§ **Data section**:
+-------+

template <typename T>
static hipError_t enqueue_levels(cmi_instance *h) {
    const LaunchCfg cfg{h->model, h->strict};
    switch (h->sched) {
    case Sched::EXT_SERIAL: return launch_ext_serial<T>(make_ext_args<T>(h), h->model, h->strict, h->n, h->d_loss, h->stream);
    case Sched::SERIAL: return launch_serial<T>(make_args<T>(h), cfg, h->n, h->d_loss, h->stream);
    case Sched::CAMFC_BLOCKS: return launch_camfc_blocks<T>(make_args<T>(h), h->d_blk_off, (int)h->blk_off.size() - 1, h->d_loss, h->stream);
    case Sched::OWNER: return enqueue_owner_epoch<T>(h);
    case Sched::CHAIN:
    case Sched::LEVELS: break;
    default: return hipErrorInvalidValue;
    }
    const SgdArgs<T> a = make_args<T>(h);
    const int64_t n_levels = (int64_t)h->level_off.size() - 1;
    hipError_t e = hipSuccess;
    for (int64_t l = 0; l < n_levels && e == hipSuccess; ++l) {
        const int64_t b = h->level_off[(size_t)l], slot = h->slot_off[(size_t)l];
        const int cnt = (int)(h->level_off[(size_t)l + 1] - b);
        const int32_t run = h->tail_len[(size_t)l];
        if (h->sched == Sched::CHAIN) e = launch_chain_level<T>(a, cfg, h->chain_hub_item, h->d_unit_off, b, cnt, slot, h->stream);
        else if (run > 0) {
            e = launch_narrow_run<T>(a, cfg, h->level_kernel, h->d_tail_off + l, run, slot, h->stream);
            l += run - 1;
        } else e = launch_level<T>(a, cfg, h->level_kernel, b, cnt, slot, h->stream);
    }
    if (e == hipSuccess) e = launch_reduce_loss(h->d_loss_part, h->n_slots, h->d_scratch, h->d_loss, h->stream);
    return e;
}
static hipError_t enqueue_levels(cmi_instance *h) { return h->f64 ? enqueue_levels<double>(h) : enqueue_levels<float>(h); }

static int arena_probe(cmi_instance *h);

static int enqueue_epoch(cmi_instance *h, double lrate, bool probing = false) {
    if (!h->have_ratings) CMI_FAIL(h, CMI_E_INVALID, "train: call cmi_set_ratings first");
    CMI_HIP(h, hipSetDevice(h->device));
    if (h->arena_probe && !probing)
        if (int rc = arena_probe(h)) return rc;
    h->hp.lr = lrate;
    CMI_HIP(h, launch_set_hparams(h->d_hp, h->hp, h->stream));
    if (h->n == 0) {
        CMI_HIP(h, hipMemsetAsync(h->d_loss, 0, sizeof(double), h->stream));
        h->epoch_timed = false;
        return CMI_OK;
    }
    const bool graph = h->use_graph && (h->sched == Sched::LEVELS || h->sched == Sched::CHAIN) && (h->n_tail > 0 ? h->n_launches : (int64_t)h->level_off.size() - 1) <= 65536;
    if (graph && !h->graph_exec) {
        hipGraph_t g = nullptr;
        CMI_HIP(h, hipStreamBeginCapture(h->stream, hipStreamCaptureModeThreadLocal));
        hipError_t e = enqueue_levels(h);
        hipError_t e2 = hipStreamEndCapture(h->stream, &g);
        if (e != hipSuccess || e2 != hipSuccess) {
            if (g) hipGraphDestroy(g);
            CMI_FAIL(h, CMI_E_HIP, "graph capture failed: %s", hipGetErrorString(e != hipSuccess ? e : e2));
        }
        e = hipGraphInstantiate(&h->graph_exec, g, nullptr, nullptr, 0);
        hipGraphDestroy(g);
        if (e != hipSuccess) {
            h->graph_exec = nullptr;
            CMI_FAIL(h, CMI_E_HIP, "hipGraphInstantiate failed: %s", hipGetErrorString(e));
        }
    }
    if (h->arena_on) {
        if (int rc = sync_arena_from_table(h)) return rc;
        h->table_valid = false;
    }
    CMI_HIP(h, hipEventRecord(h->ev0, h->stream));
    if (graph) CMI_HIP(h, hipGraphLaunch(h->graph_exec, h->stream));
    else {
        const hipError_t e = enqueue_levels(h);
        if (h->owner_busy) {
            h->owner_busy = false;
            CMI_FAIL(h, CMI_E_BUSY, "owner epoch not started on device %d: %s (persistent kernels of two processes must not share a device); "
                     "the model is untouched -- retry, or use CMI_FLAG_NO_OWNER", h->device, h->owner_busy_why);
        }
        if (h->owner_stalled)
            CMI_FAIL(h, CMI_E_HIP, "owner epoch stalled: a tuple waited past its bound for a predecessor's record (is another persistent kernel "
                     "holding compute units of device %d?) -- the model state is invalid; reload it and use CMI_FLAG_NO_OWNER", h->device);
        CMI_HIP(h, e);
    }
    CMI_HIP(h, hipEventRecord(h->ev1, h->stream));
    h->epoch_timed = true;
    return CMI_OK;
}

+-------+

§ **What is being asked**: Copy out the material above in its entirety. Every detail must match.

§ **Exercise solution**:
template <typename T>
static hipError_t enqueue_levels(cmi_instance *h) {
    const LaunchCfg cfg{h->model, h->strict};
    switch (h->sched) {
    case Sched::EXT_SERIAL: return launch_ext_serial<T>(make_ext_args<T>(h), h->model, h->strict, h->n, h->d_loss, h->stream);
    case Sched::SERIAL: return launch_serial<T>(make_args<T>(h), cfg, h->n, h->d_loss, h->stream);
    case Sched::CAMFC_BLOCKS: return launch_camfc_blocks<T>(make_args<T>(h), h->d_blk_off, (int)h->blk_off.size() - 1, h->d_loss, h->stream);
    case Sched::OWNER: return enqueue_owner_epoch<T>(h);
    case Sched::CHAIN:
    case Sched::LEVELS: break;
    default: return hipErrorInvalidValue;
    }
    const SgdArgs<T> a = make_args<T>(h);
    const int64_t n_levels = (int64_t)h->level_off.size() - 1;
    hipError_t e = hipSuccess;
    for (int64_t l = 0; l < n_levels && e == hipSuccess; ++l) {
        const int64_t b = h->level_off[(size_t)l], slot = h->slot_off[(size_t)l];
        const int cnt = (int)(h->level_off[(size_t)l + 1] - b);
        const int32_t run = h->tail_len[(size_t)l];
        if (h->sched == Sched::CHAIN) e = launch_chain_level<T>(a, cfg, h->chain_hub_item, h->d_unit_off, b, cnt, slot, h->stream);
        else if (run > 0) {
            e = launch_narrow_run<T>(a, cfg, h->level_kernel, h->d_tail_off + l, run, slot, h->stream);
            l += run - 1;
        } else e = launch_level<T>(a, cfg, h->level_kernel, b, cnt, slot, h->stream);
    }
    if (e == hipSuccess) e = launch_reduce_loss(h->d_loss_part, h->n_slots, h->d_scratch, h->d_loss, h->stream);
    return e;
}
static hipError_t enqueue_levels(cmi_instance *h) { return h->f64 ? enqueue_levels<double>(h) : enqueue_levels<float>(h); }

static int arena_probe(cmi_instance *h);

static int enqueue_epoch(cmi_instance *h, double lrate, bool probing = false) {
    if (!h->have_ratings) CMI_FAIL(h, CMI_E_INVALID, "train: call cmi_set_ratings first");
    CMI_HIP(h, hipSetDevice(h->device));
    if (h->arena_probe && !probing)
        if (int rc = arena_probe(h)) return rc;
    h->hp.lr = lrate;
    CMI_HIP(h, launch_set_hparams(h->d_hp, h->hp, h->stream));
    if (h->n == 0) {
        CMI_HIP(h, hipMemsetAsync(h->d_loss, 0, sizeof(double), h->stream));
        h->epoch_timed = false;
        return CMI_OK;
    }
    const bool graph = h->use_graph && (h->sched == Sched::LEVELS || h->sched == Sched::CHAIN) && (h->n_tail > 0 ? h->n_launches : (int64_t)h->level_off.size() - 1) <= 65536;
    if (graph && !h->graph_exec) {
        hipGraph_t g = nullptr;
        CMI_HIP(h, hipStreamBeginCapture(h->stream, hipStreamCaptureModeThreadLocal));
        hipError_t e = enqueue_levels(h);
        hipError_t e2 = hipStreamEndCapture(h->stream, &g);
        if (e != hipSuccess || e2 != hipSuccess) {
            if (g) hipGraphDestroy(g);
            CMI_FAIL(h, CMI_E_HIP, "graph capture failed: %s", hipGetErrorString(e != hipSuccess ? e : e2));
        }
        e = hipGraphInstantiate(&h->graph_exec, g, nullptr, nullptr, 0);
        hipGraphDestroy(g);
        if (e != hipSuccess) {
            h->graph_exec = nullptr;
            CMI_FAIL(h, CMI_E_HIP, "hipGraphInstantiate failed: %s", hipGetErrorString(e));
        }
    }
    if (h->arena_on) {
        if (int rc = sync_arena_from_table(h)) return rc;
        h->table_valid = false;
    }
    CMI_HIP(h, hipEventRecord(h->ev0, h->stream));
    if (graph) CMI_HIP(h, hipGraphLaunch(h->graph_exec, h->stream));
    else {
        const hipError_t e = enqueue_levels(h);
        if (h->owner_busy) {
            h->owner_busy = false;
            CMI_FAIL(h, CMI_E_BUSY, "owner epoch not started on device %d: %s (persistent kernels of two processes must not share a device); "
                     "the model is untouched -- retry, or use CMI_FLAG_NO_OWNER", h->device, h->owner_busy_why);
        }
        if (h->owner_stalled)
            CMI_FAIL(h, CMI_E_HIP, "owner epoch stalled: a tuple waited past its bound for a predecessor's record (is another persistent kernel "
                     "holding compute units of device %d?) -- the model state is invalid; reload it and use CMI_FLAG_NO_OWNER", h->device);
        CMI_HIP(h, e);
    }
    CMI_HIP(h, hipEventRecord(h->ev1, h->stream));
    h->epoch_timed = true;
    return CMI_OK;
}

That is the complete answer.